Appunto, vorrei scoprirlo... Questa cosa mi capita in due installazioni diverse, per cui mi viene il sospetto che possa essere una cosa di kernel.

Mi faresti il favore di passarmi il tuo .config e il tuo emerge --info?

Se per comodità puoi mandarmelo per mail il mio indirizzo è il mio nick (minuscolo) su gmail.com.

----------

## xveilsidex

 *Cazzantonio wrote:*   

> Appunto, vorrei scoprirlo... Questa cosa mi capita in due installazioni diverse, per cui mi viene il sospetto che possa essere una cosa di kernel.
> 
> Mi faresti il favore di passarmi il tuo .config e il tuo emerge --info?
> 
> Se per comodità puoi mandarmelo per mail il mio indirizzo è il mio nick (minuscolo) su gmail.com.

 

Probabilmente hai ragione , perchè io ho il tuo stesso udev e il tuo stesso kernel e facendo udevinfo -q all -n /dev/sda7  mi compare ID_FS_TYPE=ext3

----------

## Cazzantonio

@xveilsidex mica potresti mandarmi per posta il tuo .config?

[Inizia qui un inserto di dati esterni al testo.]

static int icp_run_once(cilhip_ctx* c, const cilhip_icp_params* p, const float* T0, cilhip_icp_result* out) {
  if (c->weight_fn && p->metric == CILHIP_METRIC_COMBINED && c->transform_mode == 0) {
    if (c->search_dir != 0) return fail(c, CILHIP_ERR_UNSUPPORTED, "a pair-weight callback runs with SECOND_TO_FIRST searches (rigid loop); estimate from pair lists through cilhip_estimate_combined");
    c->last_loop_ms = 0.0; c->last_search_ms = 0.0; c->last_acc_ms = 0.0; c->last_search_launches = 0;
    return cilhip_icp_run_two_sets(c, p->max_sq_dist, c, p->max_sq_dist, p, T0, out);
  }
  RunSetup r{};
  r.p = p; r.out = out;
  r.affine = c->transform_mode == 1;
  if (r.affine) {
    if (c->index_offset) return fail(c, CILHIP_ERR_UNSUPPORTED, "the affine variants are not available on target shards");
    const bool device_loop = c->affine_device_loop && c->ns != 0 && c->grid.n != 0 && c->search_dir == 0 && !filters_active(c) && !weighted(c) && !feat6(c) && !c->fused &&
                             !(c->d_src_nrm && c->symmetric) && c->guard_axis < 0;
    if (!device_loop) return icp_run_affine(c, p, T0, out);
  }
  r.Ti = T0 ? T0 : kIdentity16;
  int rc = ensure_sorted(c, r.Ti);
  if (rc) return rc;
  const bool affine_combined = r.affine && p->metric == CILHIP_METRIC_COMBINED;
  r.im = !r.affine ? iter_metric_of(c, p) : (affine_combined && p->w_p2pl > 0.0f && c->has_normals) ? IM_AFFC : IM_AFFP;
  r.gn = (r.im != IM_KABSCH) && !r.affine;
  const bool zero_steps = r.gn && p->max_opt_iter == 0;
  r.opt_steps = r.gn ? (p->max_opt_iter ? p->max_opt_iter : 1) : 1;
  ++c->run_tag;
  launch_init_state(c->d_state, r.Ti, c->src_mean, c->stream, c->d_feedback, c->run_tag, c->src_center, c->src_half, c->d_tie_counters);
  if (r.gn && c->ns >= 65536) ensure_pair_records(c);
  r.a = make_iter_args(c, p->max_sq_dist);
  if (!c->pair_records) r.a.grid.pn = nullptr;
  r.a.cw = corr_weights_of(c, p);
  r.sa = make_solve_args(c, p, r.im, c->src_mean);
  r.sa.gn_zero_steps = zero_steps ? 1 : 0;
  r.nb = r.sa.nblocks;
  r.nb_aff = r.affine ? affine_acc_blocks(c->ns) : 0;
  if (r.affine) {
    r.a.no_centering = affine_combined ? 0 : 1;
    r.sa.affine_centered = affine_combined ? 1 : 0;
    if (!affine_combined) { r.sa.w_p2p = 1.0f; r.sa.w_p2pl = 0.0f; }
    const size_t rows = (size_t)std::max(r.nb_aff, warm_num_blocks(c->ns));
    rc = grow_partials(c, r, (rows * AFF_ROW + SUMS_MAX - 1) / SUMS_MAX);
    if (rc) return rc;
  }
  if (c->ns == 0) {
    CK(c, hipMemsetAsync(c->d_sums, 0, SUMS_MAX * sizeof(double), c->stream));
    r.sa.nblocks = 0;
    r.sa.reduced = c->d_sums;
  }
  r.e_beg = event_at(c->ev, 0); r.e_end = event_at(c->ev, 1);
  return c->search_dir != 0 ? run_other_directions(c, r) : run_forward_loop(c, r);
}

int cilhip_icp_run(cilhip_ctx* c, const cilhip_icp_params* p, const float* T0, cilhip_icp_result* out) {
  if (!c || !p || !out) return CILHIP_ERR_INVALID;
  if (p->metric != CILHIP_METRIC_POINT_TO_POINT && p->metric != CILHIP_METRIC_COMBINED) return fail(c, CILHIP_ERR_INVALID, "icp_run: bad metric");
  CK(c, hipSetDevice(c->device));
  int rc = tie_prepare(c, "icp_run");
  if (rc) return rc;
  rc = icp_run_once(c, p, T0, out);
  if (rc) return rc;
  bool again = false;
  rc = tie_check_pending(c, &again);
  if (rc) return rc;
  return again ? icp_run_once(c, p, T0, out) : CILHIP_OK;
}

int cilhip_icp_begin(cilhip_ctx* c, const cilhip_icp_params* p, const float* T0, const float* gmean) {
  if (!c || !p) return CILHIP_ERR_INVALID;
  CK(c, hipSetDevice(c->device));
  if (p->metric == CILHIP_METRIC_COMBINED && p->max_opt_iter != 1) return fail(c, CILHIP_ERR_UNSUPPORTED, "sharded runs support max_opt_iter == 1");
  if (filters_active(c)) return fail(c, CILHIP_ERR_UNSUPPORTED, "inlier_fraction / one_to_one are global filters: not available in sharded runs");
  if (c->weight_fn && p->metric == CILHIP_METRIC_COMBINED)
    return fail(c, CILHIP_ERR_UNSUPPORTED, "a pair-weight callback is evaluated on the host, per estimate: not available in sharded runs (the stock evaluators are)");
  { const int trc = tie_prepare(c, "icp_begin"); if (trc) return trc; }
  if (c->search_dir != 0) return fail(c, CILHIP_ERR_UNSUPPORTED, "search directions other than SECOND_TO_FIRST are not available in sharded runs");
  if (feat6(c) || c->transform_mode != 0) return fail(c, CILHIP_ERR_UNSUPPORTED, "point+normal features and the affine variants are not available in sharded runs");
  const float* Ti = T0 ? T0 : kIdentity16;
  int rc = ensure_sorted(c, Ti);
  if (rc) return rc;
  c->run_prm = *p;
  for (int i = 0; i < 3; ++i) c->run_src_mean[i] = gmean ? gmean[i] : c->src_mean[i];
  ++c->run_tag;
  launch_init_state(c->d_state, Ti, c->run_src_mean, c->stream, c->d_feedback, c->run_tag, c->src_center, c->src_half, c->d_tie_counters);
  CK(c, hipGetLastError());
  c->run_active = true;
  c->run_nev = 0; c->run_nar = 0; c->last_allreduce_ms = 0.0; c->last_allreduce_n = 0;
  c->run_enqueue_us = 0.0; c->run_enqueue_iters = 0;
  c->run_calls = 0;
  c->rec_valid = false; c->lb_fresh = false;
  c->policy.begin_run(c->warm_enter * c->grid.cell);
  if (warm_capable(c) && !(c->d_src_nrm && c->symmetric)) { rc = ensure_safe2(c); if (rc) return rc; rc = ensure_warm_buffers(c); if (rc) return rc; }
  c->iter_form.clear(); c->trace_form.clear();
  for (int k = 0; k < 5; ++k) { c->form_ms[k] = 0.0; c->form_n[k] = 0; }
  c->last_fused_iters = c->last_two_pass_iters = c->last_warm_iters = 0;
  return CILHIP_OK;
}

Ringrazio comio ma purtroppo il suo è il file di configurazione di un kernel 2.6.24, per cui è un po' troppo diverso dal mio per poter capire esattamente le differenze sostanziali

----------

## xveilsidex

 *Cazzantonio wrote:*   

> @xveilsidex mica potresti mandarmi per posta il tuo .config?
> 
> Ringrazio comio ma purtroppo il suo è il file di configurazione di un kernel 2.6.24, per cui è un po' troppo diverso dal mio per poter capire esattamente le differenze sostanziali

 

certo, non ci sono problemi !

----------

## Cazzantonio

Allora, intanto grazie a tutti per i vostri file di configurazione. Ho controllato un po' la configurazione del kernel e l'unica cosa che mi è venuto in mente di abilitare è stata l'opzione CONFIG_CONFIGFS_FS.

Ho riavviato ma non era ancora cambiato nulla, al che non sapendo che fare ho semplicemente riemerso udev, e a questo punto ha funzionato   :Shocked: 

Non so bene come ho risolto ma diciamo che in qualche modo ho risolto...   :Smile: 

----------